Sebelum tsunami Palu, tsunami besar juga pernah terjadi di Aceh pada akhir tahun 2004 setelah gempa sangat besar berkekuatan 9,3 M yang menelan korban nyawa lebih dari dua ratus ribu orang (https://nasional. kompas.com/read/2019/12/26/10570861/5-faktagempa-dan-tsunami-aceh-tragedi-yang-terjadi-15- tahun-lalu?page=all). Episentrum gempa ini terletak di lepas pantai barat Sumatera. Tsunami yang diperkirakan mencapai ketinggian 30 meter menyapu daratan hingga 12 km dari bibir pantai di Aceh. Jarak episentrum ke Banda Aceh adalah sejauh 250 km. Inilah tsunami yang paling banyak memakan korban jiwa yang pernah terjadi di Indonesia. Diperkirakan energi tsunami ini 23.000 kali lebih besar dibandingkan bom atom yang terjadi di Hiroshima, Jepang. Beberapa wilayah lain yang juga mengalami tsunami adalah Kepulauan Andaman di India, Phuket di Thailand, dan juga di Srilangka (Rickard, et al., 2009 p.302).

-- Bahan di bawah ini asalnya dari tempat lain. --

-                if (two) bq[(g + 1 + DIST) % RING] = pos + 1 + DIST < NP ? ldw(wcur + (pos + 1 + DIST) * (WPOS * 4)) : ldw(wnext + (pos + 1 + DIST - NP) * (WPOS * 4));
+                    bq[(g + DIST) % RING] = pos + DIST < NP ? ldw(wcur + (pos + DIST) * (WPOS * 4)) : ldw(wnext + (pos + DIST - NP) * (WPOS * 4));
+                    if (two) bq[(g + 1 + DIST) % RING] = pos + 1 + DIST < NP ? ldw(wcur + (pos + 1 + DIST) * (WPOS * 4)) : ldw(wnext + (pos + 1 + DIST - NP) * (WPOS * 4));
 #endif
-                const float4 b0 = bq[g % RING], b1 = bq[(g + 1) % RING];
-                __builtin_amdgcn_sched_barrier(0);
-                acc[pos] = __builtin_amdgcn_mfma_f32_16x16x4f32(a0.x, b0.x, acc[pos], 0, 0, 0);
-                if (two) acc[pos + 1] = __builtin_amdgcn_mfma_f32_16x16x4f32(a1.x, b1.x, acc[pos + 1], 0, 0, 0);
-                acc[pos] = __builtin_amdgcn_mfma_f32_16x16x4f32(a0.y, b0.y, acc[pos], 0, 0, 0);
-                if (two) acc[pos + 1] = __builtin_amdgcn_mfma_f32_16x16x4f32(a1.y, b1.y, acc[pos + 1], 0, 0, 0);
-                __builtin_amdgcn_sched_barrier(0);
-                constexpr int R0 = 4 + WC;
-                auto slot = [&](int sl) {
-                    if (sl == 4) W24_STAMP(chunk, 1);
-                    if (sl >= 4 && sl < R0) tr_col(sl - 4);
-                    if (sl == R0) W24_STAMP(chunk, 2);
-                    if (sl >= R0 && sl <= R0 + 8 && !((sl - R0) & 1)) tr_row(vn, (sl - R0) >> 1);
+                    const float4 b0 = bq[g % RING], b1 = bq[(g + 1) % RING];
+                    __builtin_amdgcn_sched_barrier(0);
+                    acc[pos] = __builtin_amdgcn_mfma_f32_16x16x4f32(a0.x, b0.x, acc[pos], 0, 0, 0);
+                    if (two) acc[pos + 1] = __builtin_amdgcn_mfma_f32_16x16x4f32(a1.x, b1.x, acc[pos + 1], 0, 0, 0);
+                    acc[pos] = __builtin_amdgcn_mfma_f32_16x16x4f32(a0.y, b0.y, acc[pos], 0, 0, 0);
+                    if (two) acc[pos + 1] = __builtin_amdgcn_mfma_f32_16x16x4f32(a1.y, b1.y, acc[pos + 1], 0, 0, 0);
+                    __builtin_amdgcn_sched_barrier(0);
+                    constexpr int R0 = 4 + WC;
+                    auto slot = [&](int sl) {
+                        if (sl == 4) W24_STAMP(chunk, 1);
+                        if (sl >= 4 && sl < R0) tr_col(sl - 4);
+                        if (sl == R0) W24_STAMP(chunk, 2);
+                        if (sl >= R0 && sl <= R0 + 8 && !((sl - R0) & 1)) tr_row(vn, (sl - R0) >> 1);
 #if !defined(W24_ABLATE) || !(W24_ABLATE & 1)
-                    if (sl == R0 + 1) load_row_begin(cnext2);
-                    if (sl > R0 && sl <= R0 + 9 && ((sl - R0) & 1)) load_row((sl - R0 - 1) >> 1);
+                        if (sl == R0 + 1) load_row_begin(cnext2);
+                        if (sl > R0 && sl <= R0 + 9 && ((sl - R0) & 1)) load_row((sl - R0 - 1) >> 1);
 #endif
-                    if (sl == R0 + 9) W24_STAMP(chunk, 3);
-                };
-                slot(2 * pp);
-                __builtin_amdgcn_sched_barrier(0);
-                if (VEC == 4) {
-                    acc[pos] = __builtin_amdgcn_mfma_f32_16x16x4f32(a0.z, b0.z, acc[pos], 0, 0, 0);
-                    if (two) acc[pos + 1] = __builtin_amdgcn_mfma_f32_16x16x4f32(a1.z, b1.z, acc[pos + 1], 0, 0, 0);
-                    acc[pos] = __builtin_amdgcn_mfma_f32_16x16x4f32(a0.w, b0.w, acc[pos], 0, 0, 0);
-                    if (two) acc[pos + 1] = __builtin_amdgcn_mfma_f32_16x16x4f32(a1.w, b1.w, acc[pos + 1], 0, 0, 0);
+                        if (sl == R0 + 9) W24_STAMP(chunk, 3);
+                    };
+                    if constexpr (NPASS == 1) slot(2 * pp);
+                    else slot(h * (NP / 2) + pp);
+                    __builtin_amdgcn_sched_barrier(0);
+                    if (VEC == 4) {
+                        acc[pos] = __builtin_amdgcn_mfma_f32_16x16x4f32(a0.z, b0.z, acc[pos], 0, 0, 0);
+                        if (two) acc[pos + 1] = __builtin_amdgcn_mfma_f32_16x16x4f32(a1.z, b1.z, acc[pos + 1], 0, 0, 0);
+                        acc[pos] = __builtin_amdgcn_mfma_f32_16x16x4f32(a0.w, b0.w, acc[pos], 0, 0, 0);
+                        if (two) acc[pos + 1] = __builtin_amdgcn_mfma_f32_16x16x4f32(a1.w, b1.w, acc[pos + 1], 0, 0, 0);
+                    }
+                    __builtin_amdgcn_sched_barrier(0);
+                    if constexpr (NPASS == 1) slot(2 * pp + 1);
+                    __builtin_amdgcn_sched_barrier(0);
                 }
-                __builtin_amdgcn_sched_barrier(0);
-                slot(2 * pp + 1);
-                __builtin_amdgcn_sched_barrier(0);
             }
             W24_STAMP(chunk, 4);
             __syncthreads();
@@ -259,7 +274,7 @@
     W24_STAMP(16, 2);
 
     const int ncol = n0 + cq * 16 + l15;
-    const int pxc = PAIR ? ncol >> 5 : px, n = PAIR ? ncol & 31 : ncol;
+    const int pxc = PAIR ? (NCQ == 8 ? cq >> 2 : ncol >> 5) : px, n = PAIR ? (NCQ == 8 ? nb * 64 + (cq & 3) * 16 + l15 : ncol & 31) : ncol;
     if (n >= p.Cout) return;
     const int epi = p.epi;
     const float bias_n = (!DG && p.bias) ? p.bias[n] : 0.f;
@@ -433,6 +448,56 @@
     return 0;
 }
 
+static long wino23n_tile(int Ho, int Wt, int &tx) {
+    const int shapes[3] = {4, 2, 8};
+    long best = -1;
+    for (int s = 0; s < 3; ++s) {
+        const int t = shapes[s], th = 2 * (16 / t), tw = 3 * t;
+        const long a = (long)cdiv(Ho, th) * th * cdiv(Wt, tw) * tw;
+        if (best < 0 || a < best) best = a, tx = t;
+    }
+    return best;
+}
+
+static int fold_wino_n128_form(const ramnet_conv_desc &d) {
+    if (d.algo != RAMNET_ALGO_WINOGRAD24_2X3 || d.stride != 1 || d.C0 % 32 != 0) return 0;
+    if (d.in_mode == RAMNET_IN_PARITY4) return d.Cout % 128 == 0 ? 1 : 0;
+    if (d.in_mode != RAMNET_IN_PLAIN || fold_wino_pair(d.Cout, d.C0) || d.Cout % 64 != 0) return 0;
+    return d.Cout % 128 == 0 ? 1 : 2;
+}
+
+static long fold_wino23_wgs(const ramnet_conv_desc &d, bool n128) {
+    const int form = fold_wino_n128_form(d);
+    const bool dg = d.in_mode == RAMNET_IN_PARITY4, pair = n128 ? form == 2 : fold_wino_pair(d.Cout, d.C0);
+    const int Wt = pair ? d.Wo + 1 : d.Wo;
+    int tx;
+    const long tiles = n128 ? wino23n_tile(d.Ho, Wt, tx) / 96 : wino23_tile(d.Ho, Wt, tx) / 192;
+    const int nblk = n128 ? (form == 2 ? d.Cout / 64 : d.Cout / 128) : (pair ? 1 : d.Cout / 64);
+    return tiles * d.B * nblk * (dg ? 1 : pair ? 2 : 4);
+}
+
+static int fold_wino_n128(const ramnet_conv_desc &d) {
+    const int form = fold_wino_n128_form(d);
+    if (!form || !g_opt_fold_n128) return 0;
+    if (g_opt_fold_n128 == 2) return form;
+    const long w128 = fold_wino23_wgs(d, true), w64 = fold_wino23_wgs(d, false);
+    return w128 >= 256 && (w128 + 255) / 256 <= (w64 + 255) / 256 ? form : 0;
+}
+
+template <bool DG, bool PAIR>
+static int launch_wino23n(int tx, dim3 grid, size_t lds, const ramnet_conv_desc &d, const Wino24Params &q, hipStream_t st) {
+#define W23N_GO(T)                                                                                                        \
+    if (tx == T) {                                                                                                        \
+        RAMNET_FULL_LDS((conv_wino24_kernel<8, DG, T, PAIR, 3>));                                                           \
+        note_kernel("conv_wino24_kernel<8,%d,%d,%d,3>", (int)DG, T, (int)PAIR);                                            \
+        hipLaunchKernelGGL((conv_wino24_kernel<8, DG, T, PAIR, 3>), grid, dim3(512), lds, st, d, q);                        \
+    }
+    W23N_GO(2) W23N_GO(4) W23N_GO(8)
+#undef W23N_GO
+    RAMNET_LAUNCH_CHECK();
+    return 0;
+}
+
 static int launch_wino24_dgrad(const ramnet_conv_desc &d, hipStream_t st) {
     RAMNET_CHECK_ARG(d.stride == 1 && d.C0 % 16 == 0 && d.Cout % 64 == 0);
     RAMNET_CHECK_ARG(d.Hin % 2 == 0 && d.Win % 2 == 0 && d.Ho == d.Hin / 2 + 4 && d.Wo == d.Win / 2 + 4 && d.HoF == d.Ho && d.WoF == d.Wo);
@@ -446,6 +511,13 @@
     const size_t xb = (size_t)d.B * d.Hin * d.Win * d.ld0 * sizeof(float), wb = (size_t)(w23 ? 120 : 100) * d.C0 * d.Cout * sizeof(float);
     RAMNET_CHECK_ARG(xb < 0x40000000ull && wb < 0x7fffffffull);
     q.xbytes = (unsigned)xb, q.wbytes = (unsigned)wb;
+    if (w23 && fold_wino_n128(d)) {
+        int tx;
+        wino23n_tile(d.Ho, d.Wo, tx);
+        q.cpc = d.C0 / 32, q.nchunks = 4 * q.cpc, q.nblk = d.Cout / 128;
+        q.tiles_x = cdiv(d.Wo, 3 * tx), q.tiles_y = cdiv(d.Ho, 32 / tx);
+        return launch_wino23n<true, false>(tx, dim3((unsigned)(q.tiles_x * q.tiles_y * d.B * q.nblk)), (size_t)2 * W23_V * sizeof(float), d, q, st);
+    }
     if (w23) {
         int tx;
         wino23_tile(d.Ho, d.Wo, tx);
@@ -536,6 +608,17 @@
     const size_t xb = (size_t)d.B * d.Hin * d.Win * d.ld0 * sizeof(float), wb = (size_t)(w23 ? 120 : 100) * d.C0 * d.Cout * sizeof(float);
     RAMNET_CHECK_ARG(xb < 0xffffffffull && wb < 0x7fffffffull);
     q.xbytes = (unsigned)xb, q.wbytes = (unsigned)wb;
+    if (const int form = w23 ? fold_wino_n128(d) : 0) {
+        const bool pair128 = form == 2;
+        int tx;
+        wino23n_tile(d.Ho, pair128 ? d.Wo + 1 : d.Wo, tx);
+        q.nchunks = d.C0 / 32, q.nblk = pair128 ? d.Cout / 64 : d.Cout / 128;
+        q.tiles_x = cdiv(pair128 ? d.Wo + 1 : d.Wo, 3 * tx), q.tiles_y = cdiv(d.Ho, 32 / tx);
+        q.ksplit = 1, q.ws = nullptr, q.cnt = nullptr;
+        const dim3 grid((unsigned)(q.tiles_x * q.tiles_y * d.B * q.nblk * (pair128 ? 2 : 4)));
+        const size_t lds = (size_t)2 * W23_V * sizeof(float);
+        return pair128 ? launch_wino23n<false, true>(tx, grid, lds, d, q, st) : launch_wino23n<false, false>(tx, grid, lds, d, q, st);
+    }
     if (w23) {
         int tx;
         wino23_tile(d.Ho, pair ? d.Wo + 1 : d.Wo, tx);
@@ -724,6 +807,8 @@
 
 extern "C" int ramnet_fold_wino_variant(const ramnet_conv_desc *d, int force) { return d ? fold_wino_variant(*d, force) : 0; }
 
+extern "C" int ramnet_fold_wino_n128(const ramnet_conv_desc *d) { return d ? fold_wino_n128(*d) : 0; }
+
 extern "C" int ramnet_pack_border_weights(const float *w, float *rows, float *cols, float *rows_t, float *cols_t, int Cout, int Cin, void *stream) {
     RAMNET_CHECK_ARG(w && rows && cols && rows_t && cols_t && Cout > 0 && Cin > 0);
     const size_t total = (size_t)2 * 5 * Cin * 2 * Cout;
diff --git a/rpg_ramnet_amd/csrc/pointwise.hip b/rpg_ramnet_amd/csrc/pointwise.hip
--- a/rpg_ramnet_amd/csrc/pointwise.hip
+++ b/rpg_ramnet_amd/csrc/pointwise.hip
@@ -958,7 +958,7 @@
 extern "C" int ramnet_abi_version(void) { return RAMNET_ABI_VERSION; }
 
 namespace ramnet {
-int g_opt_voxel_sorted = 1, g_opt_fold_pair = 1, g_opt_wgrad_blocks = 512, g_opt_wgrad_wino_blocks = 384, g_opt_wino_ksplit = 1, g_opt_wgrad_wino_nf = 1, g_opt_pred_si_cap = 256, g_opt_pred_si_bwd_cap = 1024, g_opt_ordered_only = 0;
+int g_opt_voxel_sorted = 1, g_opt_fold_pair = 1, g_opt_wgrad_blocks = 512, g_opt_wgrad_wino_blocks = 384, g_opt_wino_ksplit = 1, g_opt_wgrad_wino_nf = 1, g_opt_pred_si_cap = 256, g_opt_pred_si_bwd_cap = 1024, g_opt_ordered_only = 0, g_opt_fold_n128 = 1;
 }
 extern "C" int ramnet_set_option(const char *name, int value) {
     RAMNET_CHECK_ARG(name != nullptr);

Tsunami dapat terjadi saat episentrum gempa terletak di dasar laut sehingga menyebabkan gelombang besar. Walaupun pada awalnya gelombang yang terjadi hanya setinggi 2 meter, namun dengan pergerakan yang sangat cepat hingga 800km/jam, saat mencapai perairan dangkal, ketinggian gelombang meningkat pesat. Gelombang yang sangat cepat ini memiliki energi yang sangat tinggi untuk menghancurkan apapun yang dilewatinya.